When boards can't afford every price point within a contract, they may get creative to woo a candidate. Among the unique contract additions that Noeske has seen is a partnership with a local university to offer free tuition to the superintendent's child. Another university gave a superintendent an appointment so he could lead education academies through the school. Active community leaders have also pulled together to help the board convince a superintendent to sign on by offering additional compensation. For example, one local foundation put money into a special discretionary fund that the superintendent could use for innovative programs or student rewards.

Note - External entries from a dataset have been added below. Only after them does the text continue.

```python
KB_EXPORTS = (
    'kb_create', 'kb_destroy', 'kb_last_error', 'kb_reset', 'kb_update_control', 'kb_select_action',
    'kb_step_resident', 'kb_run_resident', 'kb_predict', 'kb_update', 'kb_get_learner', 'kb_get_control', 'kb_set_adjusted',
    'kb_comm_info', 'kb_get_stats', 'kb_get_sizes', 'kb_get_pool', 'kb_state_bytes', 'kb_save_state', 'kb_load_state', 'kb_get_flags', 'kb_get_repair_work', 'kb_get_kernel_row', 'kb_shared_scan', 'kb_shared_apply', 'kb_shared_commit', 'kb_comm_unique_id', 'kb_comm_init', 'kb_shared_step', 'kb_shared_step_resident', 'kb_shared_merge', 'kb_history_begin', 'kb_history_fetch', 'kb_kernel_time_ms', 'kb_phase_times_ms', 'kb_repair_times_ms', 'kb_kernel_times_ms', 'kb_set_kernel_timing', 'kb_synchronize',
    'kb_fork', 'kb_deploy', 'kb_set_learning',
    'kb_prune', 'kb_get_pruned', 'kb_prune_time_ms', 'kb_get_prune_work',
    'kb_shared_prune',
    'kb_deploy_ref',
    'kb_export_bytes', 'kb_export_agents', 'kb_agents_info', 'kb_import_agents', 'kb_agents_kernel_times',
    'kb_fork_rebuild', 'kb_get_rebuild', 'kb_rebuild_time_ms',
    'kb_unshare', 'kb_share', 'kb_bridge_time_ms',
    'kb_fit', 'kb_score', 'kb_fit_time_ms',
    'kb_set_algorithm', 'kb_get_algorithm',
    'kb_set_fit_wide', 'kb_get_fit_wide', 'kb_fit_wide_info',
    'kb_set_fit_wide_plus', 'kb_get_fit_wide_plus',
    'kb_fit_steps',
    'kb_set_control_plus', 'kb_get_control_plus',
    'kb_set_control_plus_batch', 'kb_get_control_plus_batch', 'kb_control_plus_batch_info',
    'kb_set_control_plus_wide', 'kb_get_control_plus_wide', 'kb_control_plus_wide_info',
    'kb_set_fit_steps_batch', 'kb_get_fit_steps_batch', 'kb_fit_steps_batch_info',
    'kb_set_shared_plus', 'kb_get_shared_plus',
    'kb_set_shared_plus_batch', 'kb_get_shared_plus_batch', 'kb_shared_plus_batch_info',
)

EXPORTS = (
    'rs_create', 'rs_load_fading', 'rs_reset', 'rs_step', 'rs_step_resident', 'rs_random_actions', 'rs_fetch',
    'rs_get_info', 'rs_set_alloc_trace', 'rs_get_alloc_trace', 'rs_get_counters', 'rs_get_rx_stats', 'rs_set_group_size', 'rs_set_schedule_hint', 'rs_get_section_profile', 'rs_get_task_profile', 'rs_run_random', 'rs_kernel_time_ms', 'rs_kernel_time_stats_ms',
    'rs_set_kernel_timing', 'rs_synchronize', 'rs_state_bytes', 'rs_save_state', 'rs_load_state', 'rs_device_count', 'rs_device_mem_info', 'rs_n_vars', 'rs_n_slices', 'rs_last_error', 'rs_destroy',
    'rs_fork', 'rs_set_lookahead', 'rs_step_clairvoyant', 'rs_set_clairvoyant_fallback',
    'rs_get_device_view', 'rs_step_device', 'rs_stream_join', 'rs_set_action_table', 'rs_report_begin', 'rs_report_extend',
    'rs_report_fetch', 'rs_device_copy',
) + KB_EXPORTS

RS_ACT_PRBS, RS_ACT_SHARES, RS_ACT_INDEX = 0, 1, 2


class RsDeviceView(C.Structure):
    _fields_ = [('device', C.c_int32), ('n_envs', C.c_int32), ('n_slices', C.c_int32), ('n_vars', C.c_int32),
                ('stream', C.c_void_p),
                ('in_prbs', C.c_void_p), ('in_shares', C.c_void_p), ('in_index', C.c_void_p),
                ('actions', C.c_void_p), ('resources', C.c_void_p),
                ('obs', C.c_void_p), ('obs_norm', C.c_void_p),
                ('reward', C.c_void_p), ('labels', C.c_void_p), ('violations', C.c_void_p), ('total_violations', C.c_void_p),
                ('rejected', C.c_void_p)]


class RanSliceError(RuntimeError):
    def __init__(self, code, msg):
        super().__init__('libranslice error %d: %s' % (code, msg))
        self.code = code


_libs = {}


def device_count():
    n = load().rs_device_count()
    if n < 0:
        raise RanSliceError(n, 'hipGetDeviceCount failed')
    return n


def device_mem_info(device=0):
    f, t = C.c_uint64(), C.c_uint64()
    rc = load().rs_device_mem_info(int(device), C.byref(f), C.byref(t))
    if rc < 0:
        raise RanSliceError(rc, 'hipMemGetInfo failed')
    return int(f.value), int(t.value)


def default_pool_bytes(device=0, headroom=24 << 30, floor=8 << 30):
    free, _ = device_mem_info(device)
    return max(int(floor), int(free) - int(headroom))


def load(dev=None):
    if dev is None:
        dev = os.environ.get('RANSLICE_DEV_BUILD') == '1'
    path = DEV_LIB_PATH if dev else LIB_PATH
    if path in _libs:
        return _libs[path]
    if not os.path.exists(path):
        raise ImportError('%s not found: build it with `make -C network-slicing_amd/csrc` '
                          '(hipcc, gfx950). There is no CPU fallback.' % path)
    os.environ.setdefault('GPU_MAX_HW_QUEUES', '24')
    L = C.CDLL(path)
    vp, ip, dp = C.c_void_p, C.POINTER(C.c_int32), C.POINTER(C.c_double)
    fp, up = C.POINTER(C.c_float), C.POINTER(C.c_uint64)
    L.rs_create.argtypes = [C.POINTER(RsConfig), C.c_int, C.POINTER(vp)]
    L.rs_load_fading.argtypes = [vp, C.c_int, dp, C.c_int, C.c_int]
    L.rs_reset.argtypes = [vp, up, fp]
    L.rs_step.argtypes = [vp, ip, fp, dp, ip, ip]
    L.rs_step_resident.argtypes = [vp]
    L.rs_random_actions.argtypes = [vp, C.c_uint64, C.c_uint64]
    L.rs_run_random.argtypes = [vp, C.c_uint64, C.c_uint64, C.c_int, C.c_int]
    L.rs_fetch.argtypes = [vp, ip, fp, dp, ip, ip]
    L.rs_get_info.argtypes = [vp, dp]
    L.rs_set_alloc_trace.argtypes = [vp, C.c_int]
    L.rs_get_alloc_trace.argtypes = [vp, vp]
    L.rs_get_counters.argtypes = [vp, up]
    L.rs_get_rx_stats.argtypes = [vp, up]
    L.rs_get_section_profile.argtypes = [vp, up]
    L.rs_get_task_profile.argtypes = [vp, up]
    L.rs_set_group_size.argtypes = [vp, C.c_int]
    L.rs_set_schedule_hint.argtypes = [vp, C.c_int]
    L.rs_kernel_time_ms.argtypes = [vp, dp, C.POINTER(C.c_int64)]
    L.rs_kernel_time_stats_ms.argtypes = [vp, dp, C.POINTER(C.c_int64)]
    L.rs_set_kernel_timing.argtypes = [vp, C.c_int]
    L.rs_synchronize.argtypes = [vp]
    L.rs_n_vars.argtypes = [vp]
    L.rs_n_slices.argtypes = [vp]
    L.rs_last_error.argtypes = [vp]
    L.rs_last_error.restype = C.c_char_p
    L.rs_destroy.argtypes = [vp]
    L.rs_destroy.restype = None
    L.rs_fork.argtypes = [vp, vp, ip]
    L.rs_set_lookahead.argtypes = [vp, C.c_int]
    L.rs_set_clairvoyant_fallback.argtypes = [vp, C.c_int]
    L.rs_step_clairvoyant.argtypes = [vp, ip, fp, dp, ip, ip]
    L.rs_get_device_view.argtypes = [vp, C.POINTER(RsDeviceView)]
    L.rs_step_device.argtypes = [vp, C.c_int, vp, vp]
    L.rs_stream_join.argtypes = [vp, vp]
    L.rs_set_action_table.argtypes = [vp, ip, C.c_int32]
    L.rs_report_begin.argtypes = [vp, C.c_int32]
    L.rs_report_extend.argtypes = [vp, C.c_int32]
    L.rs_report_fetch.argtypes = [vp, C.POINTER(C.c_int16), dp, C.POINTER(C.c_int16), ip]
    L.rs_device_copy.argtypes = [vp, vp, vp, C.c_uint64, C.c_int]
    i64p = C.POINTER(C.c_int64)
    L.kb_create.argtypes = [C.POINTER(KbConfig), C.c_int, C.POINTER(vp)]
    L.kb_destroy.argtypes = [vp]
    L.kb_destroy.restype = None
    L.kb_last_error.argtypes = [vp]
    L.kb_last_error.restype = C.c_char_p
    L.kb_reset.argtypes = [vp, ip, ip, up]
    L.kb_update_control.argtypes = [vp, fp, ip, ip, ip]
    L.kb_select_action.argtypes = [vp, fp, ip, ip]
    L.kb_step_resident.argtypes = [vp, vp]
    L.kb_run_resident.argtypes = [vp, vp, C.c_int, C.c_int]
    L.kb_predict.argtypes = [vp, C.c_int, C.c_int, dp, ip, dp]
    L.kb_update.argtypes = [vp, C.c_int, C.c_int, dp, C.c_int32, ip, dp]
    L.kb_get_learner.argtypes = [vp, C.c_int, C.c_int, ip, dp, dp, dp]
    L.kb_get_control.argtypes = [vp, ip, ip, ip, ip, dp]
    L.kb_set_adjusted.argtypes = [vp, ip]
    L.kb_get_stats.argtypes = [vp, up]
    L.kb_get_sizes.argtypes = [vp, ip]
    L.kb_get_pool.argtypes = [vp, up, up, ip, ip]
    L.kb_get_repair_work.argtypes = [vp, up]
    for _n in ('rs', 'kb'):
        getattr(L, _n + '_state_bytes').argtypes = [vp, up]
        getattr(L, _n + '_save_state').argtypes = [vp, vp, C.c_uint64]
        getattr(L, _n + '_load_state').argtypes = [vp, vp, C.c_uint64]
    L.kb_get_flags.argtypes = [vp, ip]
    L.kb_get_kernel_row.argtypes = [vp, C.c_int, C.c_int, ip, dp]
    L.kb_shared_scan.argtypes = [vp, fp, ip, ip, C.c_int32, C.c_int32, ip, ip, dp]
    L.kb_shared_apply.argtypes = [vp, ip, dp, C.c_int32]
    L.kb_shared_commit.argtypes = [vp, ip]
    sp = C.POINTER(C.c_int16)
    L.kb_history_begin.argtypes = [vp, C.c_int32]
    L.kb_history_fetch.argtypes = [vp, dp, sp, sp, sp, sp, sp, ip]
    L.kb_comm_unique_id.argtypes = [vp]
    L.kb_comm_init.argtypes = [vp, vp, C.c_int, C.c_int]
    L.kb_comm_info.argtypes = [vp, C.POINTER(C.c_int), C.POINTER(C.c_int)]
    L.kb_shared_step.argtypes = [vp, fp, ip, ip, C.c_int32, C.c_int32, ip, ip]
    L.kb_shared_step_resident.argtypes = [vp, vp, C.c_int32, C.c_int32, ip]
    L.kb_shared_merge.argtypes = [vp, dp, C.c_int32, C.c_int32, C.c_int32, dp, ip, ip, ip]
    L.rs_device_count.argtypes = []
    L.rs_device_mem_info.argtypes = [C.c_int, up, up]
    L.kb_kernel_time_ms.argtypes = [vp, dp, i64p]
    L.kb_phase_times_ms.argtypes = [vp, dp, i64p]
    L.kb_repair_times_ms.argtypes = [vp, dp, i64p]
    L.kb_kernel_times_ms.argtypes = [vp, dp, i64p]
    L.kb_set_kernel_timing.argtypes = [vp, C.c_int]
    L.kb_synchronize.argtypes = [vp]
    L.kb_fork.argtypes = [vp, vp, ip]
    L.kb_deploy.argtypes = [vp, ip, C.c_int32, C.POINTER(vp)]
    L.kb_deploy_ref.argtypes = [vp, ip, C.c_int32, C.POINTER(vp)]
    L.kb_set_learning.argtypes = [vp, C.c_int]
    L.kb_export_bytes.argtypes = [vp, ip, C.c_int32, up]
    L.kb_export_agents.argtypes = [vp, ip, C.c_int32, vp, C.c_uint64]
    L.kb_agents_info.argtypes = [vp, C.c_uint64, C.POINTER(KbConfig), ip]
    L.kb_import_agents.argtypes = [vp, C.c_uint64, C.c_int, C.POINTER(vp)]
    L.kb_agents_kernel_times.argtypes = [dp, up]
    L.kb_fork_rebuild.argtypes = [vp, vp, ip]
    L.kb_get_rebuild.argtypes = [vp, dp, up]
    L.kb_rebuild_time_ms.argtypes = [vp, dp]
    L.kb_unshare.argtypes = [vp, vp, ip]
    L.kb_share.argtypes = [vp, vp, C.c_int32, ip]
    L.kb_bridge_time_ms.argtypes = [vp, dp, up]
# ... 41 lines not shown
```

network-slicing_amd/ranslice/vec_env.py:

```python
import ctypes as C

import numpy as np

from . import _lib
from .config import RsAllocRec, make_config, n_vars
from .device_io import DeviceArray, describe
from .fading import synth_fading
from .sharding import replica_seeds

_dp = C.POINTER(C.c_double)
_ip = C.POINTER(C.c_int32)
_fp = C.POINTER(C.c_float)
_up = C.POINTER(C.c_uint64)


def default_fading(n_cols=10000, seed=20240):
    return [synth_fading(t, n_cols, seed=seed) for t in range(3)]


class VecRanSlice:
    def __init__(self, n_envs=1, scenario=0, seed=0, device=0, fading=None, cfg=None, **cfg_kw):
        self.L = _lib.load()
        self.cfg = cfg if cfg is not None else make_config(scenario, n_envs=n_envs, **cfg_kw)
        self.cfg.n_envs = n_envs
# ... 93 lines not shown
        self._check(self.L.rs_get_device_view(self.h, C.byref(v)))
        N, S, V = self.n_envs, self.n_slices, self.n_variables
        spec = dict(in_prbs=((N, S), np.int32), in_shares=((N, S + 1), np.float32), in_index=((N,), np.int64),
                    actions=((N, S), np.int32), resources=((N,), np.int32), obs=((N, V), np.float32),
                    obs_norm=((N, V), np.float32), reward=((N,), np.float64), labels=((N, S), np.int32),
                    violations=((N, S), np.int32), total_violations=((N,), np.int32), rejected=((1,), np.int64))
        out = {k: DeviceArray(getattr(v, k), shape, dt, owner=self) for k, (shape, dt) in spec.items()}
        out['stream'] = int(v.stream or 0)
        return out

    def _action_kind(self, shape, dtype):
        N, S = self.n_envs, self.n_slices
        if dtype == np.int32 and shape in ((N, S), (N * S,)):
            return _lib.RS_ACT_PRBS
        if dtype == np.float32 and shape in ((N, S + 1), (N * (S + 1),)):
            return _lib.RS_ACT_SHARES
        if dtype == np.int64 and shape in ((N,), (N, 1)):
            return _lib.RS_ACT_INDEX
        raise ValueError('step_device: %s %s fits no action kind (int32 [%d, %d] PRBs, float32 [%d, %d] shares, int64 [%d] '
                         'table rows)' % (dtype, shape, N, S, N, S + 1, N))

    def step_device(self, actions, kind=None, stream=0):
        ptr, shape, dtype = describe(actions)
        if shape is not None and dtype is not None:
            fits = self._action_kind(shape, dtype)
            if kind is None:
                kind = fits
            elif int(kind) != fits:
                raise ValueError('step_device: %s %s is not the layout of action kind %d' % (dtype, shape, int(kind)))
        elif kind is None:
            raise ValueError('step_device: a bare pointer needs an explicit kind')
        self._check(self.L.rs_step_device(self.h, int(kind), C.c_void_p(ptr), C.c_void_p(int(stream) or None)))

    def stream_join(self, stream=0):
        self._check(self.L.rs_stream_join(self.h, C.c_void_p(int(stream) or None)))

    def set_action_table(self, table):
        table = np.ascontiguousarray(table, dtype=np.int32)
        if table.ndim != 2 or table.shape[1] != self.n_slices or table.shape[0] == 0:
            raise ValueError('set_action_table: expected [n_actions, %d], got %s' % (self.n_slices, table.shape))
        self._check(self.L.rs_set_action_table(self.h, table.ctypes.data_as(_ip), table.shape[0]))

    def rejected_rows(self):
        return int(self.device_view()['rejected'].get()[0])

    def fork_from(self, src, index):
        index = np.ascontiguousarray(index, dtype=np.int32)
        if index.shape != (self.n_envs,):
            raise ValueError('fork_from: index must have n_envs = %d entries' % self.n_envs)
        self._check(self.L.rs_fork(self.h, src.h, index.ctypes.data_as(_ip)))

    def set_lookahead(self, max_branches=None):
        if max_branches is None:
            n = C.c_uint64()
            self._check(self.L.rs_state_bytes(self.h, C.byref(n)))
            per_replica = max(1, n.value // self.n_envs)
            free, _ = _lib.device_mem_info(self.device)
            cand = self.n_prbs + 1
            max_branches = int(min(self.n_envs * cand, max(cand, (free // 4) // per_replica)))
        self._check(self.L.rs_set_lookahead(self.h, int(max_branches)))
        self._lookahead = int(max_branches)

    def set_clairvoyant_fallback(self, mode):
        mode = {'cheapest': 0, 'widest': 1}.get(mode, mode)
        self._check(self.L.rs_set_clairvoyant_fallback(self.h, int(mode)))

    def step_clairvoyant(self):
        if not getattr(self, '_lookahead', 0):
            self.set_lookahead()
        actions = np.zeros((self.n_envs, self.n_slices), dtype=np.int32)
        self._check(self.L.rs_step_clairvoyant(self.h, actions.ctypes.data_as(_ip), self._obs.ctypes.data_as(_fp),
                                               self._reward.ctypes.data_as(_dp), self._labels.ctypes.data_as(_ip),
                                               self._viol.ctypes.data_as(_ip)))
        return actions, self._obs.copy(), self._reward.copy(), self._labels.copy(), self._viol.copy()

    def l1_info(self):
        info = np.zeros((self.n_envs, self.n_ran, 10), dtype=np.float64)
        self._check(self.L.rs_get_info(self.h, info.ctypes.data_as(_dp)))
        return info

    def set_group_size(self, lanes):
        self._check(self.L.rs_set_group_size(self.h, int(lanes)))

    def set_schedule_hint(self, mode):
        self._check(self.L.rs_set_schedule_hint(self.h, int(mode)))

    def set_alloc_trace(self, enable=True):
        self._check(self.L.rs_set_alloc_trace(self.h, int(bool(enable))))

    def alloc_trace(self):
        shape = ((self.n_envs, self.cfg.slots_per_step, 64) if self.multiplexed
                 else (self.n_envs, self.cfg.n_embb, self.cfg.slots_per_step, 32))
        tr = np.zeros(shape, dtype=np.dtype(RsAllocRec))
        self._check(self.L.rs_get_alloc_trace(self.h, tr.ctypes.data_as(C.c_void_p)))
        return tr

    def counters(self):
        c = (C.c_uint64 * 4)()
        self._check(self.L.rs_get_counters(self.h, c))
        return [int(x) for x in c]

    def rx_stats(self):
        c = (C.c_uint64 * 3)()
        self._check(self.L.rs_get_rx_stats(self.h, c))
        return int(c[0]), int(c[1]), bool(c[2])

    def set_kernel_timing(self, enable=True):
        self._check(self.L.rs_set_kernel_timing(self.h, int(bool(enable))))

    def kernel_time_stats_ms(self):
        st = (C.c_double * 3)()
        n = C.c_int64()
        self._check(self.L.rs_kernel_time_stats_ms(self.h, st, C.byref(n)))
        return (st[0], st[1], st[2]), n.value

    def kernel_time_ms(self):
        ms = C.c_double()
        n = C.c_int64()
        self._check(self.L.rs_kernel_time_ms(self.h, C.byref(ms), C.byref(n)))
        return ms.value, n.value
```

Baseline: 4.904 million.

One negotiation point that may not help administrators is the sentiment that the private sector could pay a lot more for someone with similar experience and education. Bagin says that if top administrators, especially those in the large county school systems, were in the business world, "they would be making two, three, four times what they're making now."
In the corporate world, the spread from lowest to highest paid might be from $20,000 for an entry-level employee to $300 million for a CEO, Glass says. In education, the superintendent might be making 10 times what teachers make, but the ratio is much smaller than in business.
Several years ago, SchoolMatch did a study that compared salaries in Columbus Public Schools to salaries at Ohio State University. More than 100 people at the university had higher salaries than the superintendent, Bainbridge says. "I don't understand why there's such a gap between the superintendent of school's salary and the hospital administrator or community college president in the same city." Even the head of the local United Way or Chamber of Commerce might make more than the head of schools, he adds.
"The whole system needs a really good overhaul," Bainbridge says. "We need to start looking at ... market-based pay." This applies not only to superintendents but to teachers and other administrators, as well. Technology directors, he says, typically make less money than secondary school principals, which "certainly doesn't reflect the marketplace." Demands for these professionals elsewhere are great.
One sign that technology directors may be getting more attention in the compensation arena: due to numerous requests, ERS now includes technology directors (defined as those responsible for developing, coordinating and maintaining computer-based technology for districts) in its annual salary survey.
Despite reforms that may be needed in the educational pay system, most administrators aren't ready to trade in their jobs. The majority of superintendents have spent more than half their superintendency careers in the same district, according to AASA. Still, it doesn't hurt to remind others occasionally that being an education leader means working hard for your money.